Norme de contrôle judiciaire

[16]            Le juge Tremblay-Lamer dans Costiuc c. Canada (Procureur général), [1999] A.C.F. no 241 a défini la norme applicable dans l'espèce :

[6] Le rôle de la section d'appel est de s'assurer que la CNLC s'est conformée à la Loi et à ses politiques, qu'elle a respecté les règles de justice fondamentale et que ses décisions sont basées sur des renseignements pertinents et fiables. Ce n'est que dans la mesure où ses conclusions sont manifestement déraisonnables que l'intervention de cette Cour est justifiée.


Application - Renseignement

[17]       L'article 129(3) de la Loi prévoit qu'une décision de cette nature peut être prise moins de six mois avant la date prévue pour la libération d'office quand la conclusion se fonde sur la conduite du délinquant ou sur des renseignements obtenus pendant ces six mois.

[18]       En commençant par le fait que lquipe de gestion du demandeur a considéré que l'assignation à résidence constituerait la mesure la moins restrictive possible dans son cas, il est clair que le risque demeurait acceptable pour la communauté. Après une révision du dossier et après avoir lu tous les rapports psychologiques et autres, il est raisonnable que cette mesure est nécessaire et compatible avec la conduite du demandeur. Alors, à partir du moment que le demandeur a mentionné qu'il n'avait pas l'intention de se plier à cette condition, le risque devenait inassumable.

Le fait nouveau

[19]       Ce fait était déjà mentionné par le demandeur à plusieurs reprises, mais sans la conviction qu'il la fait devant les agents de police et devant son agent de libération. Ceci a été corroboré par son épouse. En parlant des informations nouvelles datées du 18 et 20 mars 2003, à la page 6 du Dossier du demandeur, il écrit :"D'emblée le demandeur admet qu'il s'agissait dléments nouveaux..." Alors, le demandeur ne peut prétendre que ces informations ne sont pas nouvelles.

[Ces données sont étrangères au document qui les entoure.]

# PolarisRisingWar/rgb-experiment

Hardware: AMD Instinct MI355X
Metric: aggregated edges/sec (full-graph GCN d=128, reference epoch = train fwd+bwd+Adam + 2 eval fwd) (higher is better)
Workload: dtype f32

## Files before the change

include/rgbx_hip.h:

```cpp
#ifndef RGBX_HIP_H
#define RGBX_HIP_H

#include <stddef.h>
#include <stdint.h>

#ifdef __cplusplus
extern "C" {
#endif

#define RGBX_VERSION 501

#define RGBX_OK 0
#define RGBX_E_ARG (-1)
#define RGBX_E_RANGE (-2)
#define RGBX_E_ALIGN (-3)
#define RGBX_E_WS (-4)
#define RGBX_E_SHAPE (-5)

typedef void* rgbx_stream_t;

enum {
  RGBX_LOOPS_KEEP = 0,
  RGBX_LOOPS_ADD_REMAINING = 1,
  RGBX_LOOPS_REMOVE_ADD = 2
// ... 137 lines not shown
  int64_t N, K, Nout;
  const rgbx_row_split_t* split;
  const float* w_pos;
  float* z_pos_out;
  const uint8_t* col_sel;
} rgbx_fused_layer_t;

int rgbx_fused_layer_f32(const rgbx_fused_layer_t* layer, rgbx_stream_t stream);

int rgbx_blocked_to_rows_f32(const float* src, int64_t blk_cols, int64_t blk_stride, float* dst, int64_t ldd,
                             int64_t n, int64_t d, const float* bias, rgbx_stream_t stream);

int rgbx_appnp_f32(const int32_t* rowptr, const int32_t* col, const float* w, const float* h,
                   int64_t ldh, float* out, float* tmp, int64_t ldo, int64_t N, int64_t d, int K,
                   float alpha, const rgbx_row_split_t* split, rgbx_stream_t stream);


int rgbx_dagnn_gate_fwd_f32(const float* h0, int64_t ld0, const float* hops, int64_t hop_stride, int64_t ldh,
                            const float* s, const float* b, float* out, int64_t ldo, int64_t N, int64_t d, int K,
                            rgbx_stream_t stream);

int rgbx_dagnn_gate_bwd_workspace_bytes(int64_t d, size_t* bytes);
int rgbx_dagnn_gate_bwd_f32(const float* h0, int64_t ld0, const float* hops, int64_t hop_stride, int64_t ldh,
                            const float* s, const float* b, const float* gout, int64_t ldg, float* d0,
                            int64_t ldd0, float* dk, int64_t d_stride, int64_t ldd, float* g_s, float* g_b,
                            void* ws, size_t ws_bytes, int64_t N, int64_t d, int K, rgbx_stream_t stream);


int rgbx_gru_step_supported(int64_t C);
int rgbx_gru_step_f32(const int32_t* rowptr, const int32_t* col, const float* x, int64_t ldx, const float* wt,
                      const float* wt_root, const float* bias, float* out, int64_t ldo, float* z_out, int64_t ldz,
                      float* pre_out, int64_t ldp, int64_t N, int64_t C, const rgbx_row_split_t* split,
                      rgbx_stream_t stream);

int rgbx_gru_gate_fwd_f32(const float* pre, int64_t ldp, const float* x, int64_t ldx, float* out, int64_t ldo,
                          int64_t N, int64_t C, rgbx_stream_t stream);

int rgbx_gru_gate_bwd_f32(const float* pre, int64_t ldp, const float* x, int64_t ldx, const float* gout, int64_t ldg,
                          float* dpre, int64_t lddp, float* dx, int64_t lddx, int64_t N, int64_t C,
                          rgbx_stream_t stream);


int rgbx_gat_scores_f32(const float* hfeat, int64_t ldh, const float* att_src,
                        const float* att_dst, float* a_src, float* a_dst, int64_t n, int H, int C,
                        rgbx_stream_t stream);

int rgbx_gat_scores_bwd_scratch_floats(int64_t n, int H, int C, int64_t* count);

int rgbx_gat_scores_bwd_f32(const float* hfeat, int64_t ldh, const float* g_a_src, const float* g_a_dst,
                            int64_t n_dst, const float* att_src, const float* att_dst, float* g_hfeat,
                            int64_t ldgh, float* g_att_src, float* g_att_dst, float* scratch,
                            int64_t scratch_floats, int64_t n, int H, int C, rgbx_stream_t stream);

int rgbx_gat_aggregate_fwd_f32(const int32_t* rowptr, const int32_t* col, const float* hfeat,
                               int64_t ldh, const float* a_src, const float* att_src,
                               float* a_dst, const float* att_dst, const float* out_scale, const float* bias,
                               float* out, int64_t ldo, float* m, float* rden, float* out_pos, float* a_pos,
                               int64_t N, int H, int C, float slope, const rgbx_row_split_t* split,
                               rgbx_stream_t stream);

int rgbx_gat_edge_softmax_f32(const int32_t* rowptr, const int32_t* col, const float* a_src, const float* a_dst,
                              float slope, float* alpha, float* alpha_pos, float* m, float* rden, float* a_pos,
                              int64_t N, const rgbx_row_split_t* split, rgbx_stream_t stream);

int rgbx_gat_bwd_dst_f32(const int32_t* rowptr, const int32_t* col, const float* hfeat,
                         int64_t ldh, const float* a_src, const float* a_dst, const float* m,
                         const float* rden, const float* out, int64_t ldo, const float* gout,
                         int64_t ldg, float* nodeq, float* g_a_dst, int64_t N, int H, int C,
                         float slope, rgbx_stream_t stream);

int rgbx_gat_bwd_prep_f32(const float* a_dst, const float* m, const float* rden, const float* out,
                          int64_t ldo, const float* bias, const float* gout, int64_t ldg, float* nodeq,
                          const float* out_pos, const float* a_pos, float slope, float* g_a_dst,
                          int64_t N, int H, int C, rgbx_stream_t stream);

int rgbx_gat_bwd_src_f32(const int32_t* rowptr_t, const int32_t* col_t, const float* hfeat,
                         int64_t ldh, const float* a_src, const float* nodeq, const float* gout,
                         int64_t ldg, float* g_hfeat, int64_t ldgh, float* g_a_src, float* ds,
                         const float* att2, const float* g_a_dst, int64_t N, int H, int C, float slope,
                         const rgbx_row_split_t* split, rgbx_stream_t stream);



int rgbx_supergat_supported(int H, int C);

int rgbx_supergat_loss_records(int64_t N, const rgbx_row_split_t* split, int64_t* count);

int rgbx_supergat_aggregate_fwd_f32(const int32_t* rowptr, const int32_t* col, const float* hfeat, int64_t ldh,
                                    const float* att_l, const float* att_r, const float* bias, float* out, int64_t ldo,
                                    float* m, float* rden, int64_t N, int H, int C, float slope, const uint32_t* seed,
                                    float p_drop, float pos_ratio, float* loss_records, int64_t n_loss_records,
                                    double* pos_stats, const rgbx_row_split_t* split, rgbx_stream_t stream);

int rgbx_supergat_bwd_dst_f32(const int32_t* rowptr, const int32_t* col, const float* hfeat, int64_t ldh,
                              const float* att_l, const float* att_r, const float* m, const float* rden,
                              const float* out, int64_t ldo, const float* bias, const float* gout, int64_t ldg,
                              float* nodeq, float* g_hfeat, int64_t ldgh, float* g_ar, int64_t N, int H, int C,
                              float slope, const uint32_t* seed, float p_drop, float pos_ratio, const float* gl,
                              const rgbx_row_split_t* split, rgbx_stream_t stream);

int rgbx_supergat_bwd_src_f32(const int32_t* rowptr_t, const int32_t* col_t, const int32_t* t2f, const float* hfeat,
                              int64_t ldh, const float* att_l, const float* nodeq, const float* gout, int64_t ldg,
                              float* g_hfeat, int64_t ldgh, float* g_al, int64_t N, int H, int C, float slope,
                              const uint32_t* seed, float p_drop, float pos_ratio, const float* gl,
                              const rgbx_row_split_t* split, rgbx_stream_t stream);

int rgbx_supergat_sample_negatives(const uint64_t* keys, int64_t n_keys, int64_t N, const uint32_t* seed, int64_t n_neg,
                                   int redraws, int64_t* neg, uint8_t* valid, rgbx_stream_t stream);

int rgbx_supergat_neg_loss_fwd_f32(const float* hfeat, int64_t ldh, const int64_t* neg, const uint8_t* valid,
                                   int64_t n_neg, int H, int C, float* loss_records, int64_t n_loss_records,
                                   double* neg_stats, rgbx_stream_t stream);

int rgbx_supergat_neg_loss_bwd_f32(const float* hfeat, int64_t ldh, const int64_t* neg, const uint8_t* valid,
                                   int64_t n_neg, int H, int C, const float* gl, float* g_hfeat, int64_t ldgh,
                                   rgbx_stream_t stream);

int rgbx_supergat_draws_u8(const uint32_t* seed, int64_t nnz, int H, float p_drop, float pos_ratio, uint8_t* pos,
                           uint8_t* drop, rgbx_stream_t stream);



int rgbx_gatv2_supported(int H, int C);

int rgbx_gatv2_fwd_f32(const int32_t* rowptr, const int32_t* col, const float* xl, int64_t ldl, const float* xr,
                       int64_t ldr, const float* att, const float* bias, float* out, int64_t ldo, float* m, float* rden,
                       int64_t N, int H, int C, float slope, const uint32_t* seed, float p_drop,
                       const rgbx_row_split_t* split, rgbx_stream_t stream);

int rgbx_gatv2_att_partial_floats(int64_t N, int H, int C, const rgbx_row_split_t* split, int64_t* count);

int rgbx_gatv2_bwd_dst_f32(const int32_t* rowptr, const int32_t* col, const float* xl, int64_t ldl, const float* xr,
                           int64_t ldr, const float* att, const float* m, const float* rden, const float* out,
                           int64_t ldo, const float* bias, const float* gout, int64_t ldg, float* nodeq, float* g_xr,
                           int64_t ldgr, float* g_att, float* att_partial, int64_t n_att_partial, int64_t N, int H,
                           int C, float slope, const uint32_t* seed, float p_drop, const rgbx_row_split_t* split,
                           rgbx_stream_t stream);

int rgbx_gatv2_bwd_src_f32(const int32_t* rowptr_t, const int32_t* col_t, const int32_t* t2f, const float* xl,
                           int64_t ldl, const float* xr, int64_t ldr, const float* att, const float* nodeq,
                           const float* gout, int64_t ldg, float* g_xl, int64_t ldgl, int64_t N, int H, int C,
                           float slope, const uint32_t* seed, float p_drop, const rgbx_row_split_t* split,
                           rgbx_stream_t stream);

int rgbx_gatv2_draws_u8(const uint32_t* seed, int64_t nnz, int H, float p_drop, uint8_t* keep, rgbx_stream_t stream);


int rgbx_gemm_tn_workspace_bytes(int64_t K, int64_t M, int64_t N, size_t* bytes);

int rgbx_gemm_tn_f32(const float* A, int64_t lda, const float* B, int64_t ldb, float* C, int64_t ldc,
                     float* a_colsum, int64_t K, int64_t M, int64_t N, float alpha, void* workspace,
                     size_t workspace_bytes, rgbx_stream_t stream);
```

[20]       En ce qui concerne l'argument du demandeur qu'il ne suffit pas d'avoir n'importe quel information, mais qu'il doit s'agir d'informations qui démontrent que le demandeur va commettre un crime grave, on doit noter les paragraphes 13 et 14 de l'Instructions Permanentes (700-19), Maintien en Incarcération et le Manuel des politiques Vol. 1 No. 6, où il est écrit ce qui suit :

Voici des exemples de renseignements qui peuvent être considérés comme nouveaux :

   1. l'obtention, d'une source à l'extérieur du Service, de précisions qui n'étaient pas disponibles auparavant sur les activités criminelles du délinquant dans la collectivité (p. ex. un rapport d'enquête policière);

   2. des déclarations d'un tiers (p. ex. de la conjointe ou d'un ancien complice) indiquant que le délinquant a proféré des menaces de mort ou de dommage grave à son endroit, qu'il est encore impliqué dans des activités liées à la drogue ou qu'il prévoit commettre une infraction grave en matière de drogue;

   3. un changement de circonstances mettant en cause la viabilité du projet de sortie du délinquant;

   4. les résultats d'une nouvelle évaluation psychologique ou psychiatrique.

Dans de telles situations, il se peut que les nouveaux renseignements, pris isolément, ne soient pas probants et ne permettent pas de conclure à la présence de motifs raisonnables de croire que le délinquant commettra avant l'expiration légale de sa peine, une infraction causant la mort ou un dommage grave à une autre personne, une infraction d'ordre sexuel à l'égard d'un enfant ou une infraction grave en matière de drogue, mais ils peuvent par contre constituer le facteur décisif lorsqu'ils sont reliés à d'autres éléments ou schèmes de comportement dans les antécédents du délinquant. [non souligné dans l'original]

[21]       Or, dans le cas en l'espèce, le changement de circonstances est le fait que le demandeur a


mentionné qu'il n'avait pas l'intention de se plier à une assignation à residence pendant sa liberation d'office. Pris en isolement, ce fait ne permet pas de conclure à la présence de motifs raisonnables de croire que le délinquant commettra, avant l'expiration légale de sa peine, un crime grave. Par contre, il y a d'autres éléments de comportement dans les antécédents du délinquant qui, dans un sens globale, permet de conclure qu'il y a des motifs raisonnables (Voir Dupuis c. Canada (Procureur générale), [2002] A.C.F. no 667 sur ce sujet). Ces éléments sont des troubles sexuels et de personnalité présentés par le demandeur; de sa fermeture à l'intervention et à recevoir un encadrement en collectivité; de l'imprévisibilité et de l'impulsivité qui caractérisent ses passages à l'acte, ses deux évasions et, entre autres, sa liberté illégale du passé.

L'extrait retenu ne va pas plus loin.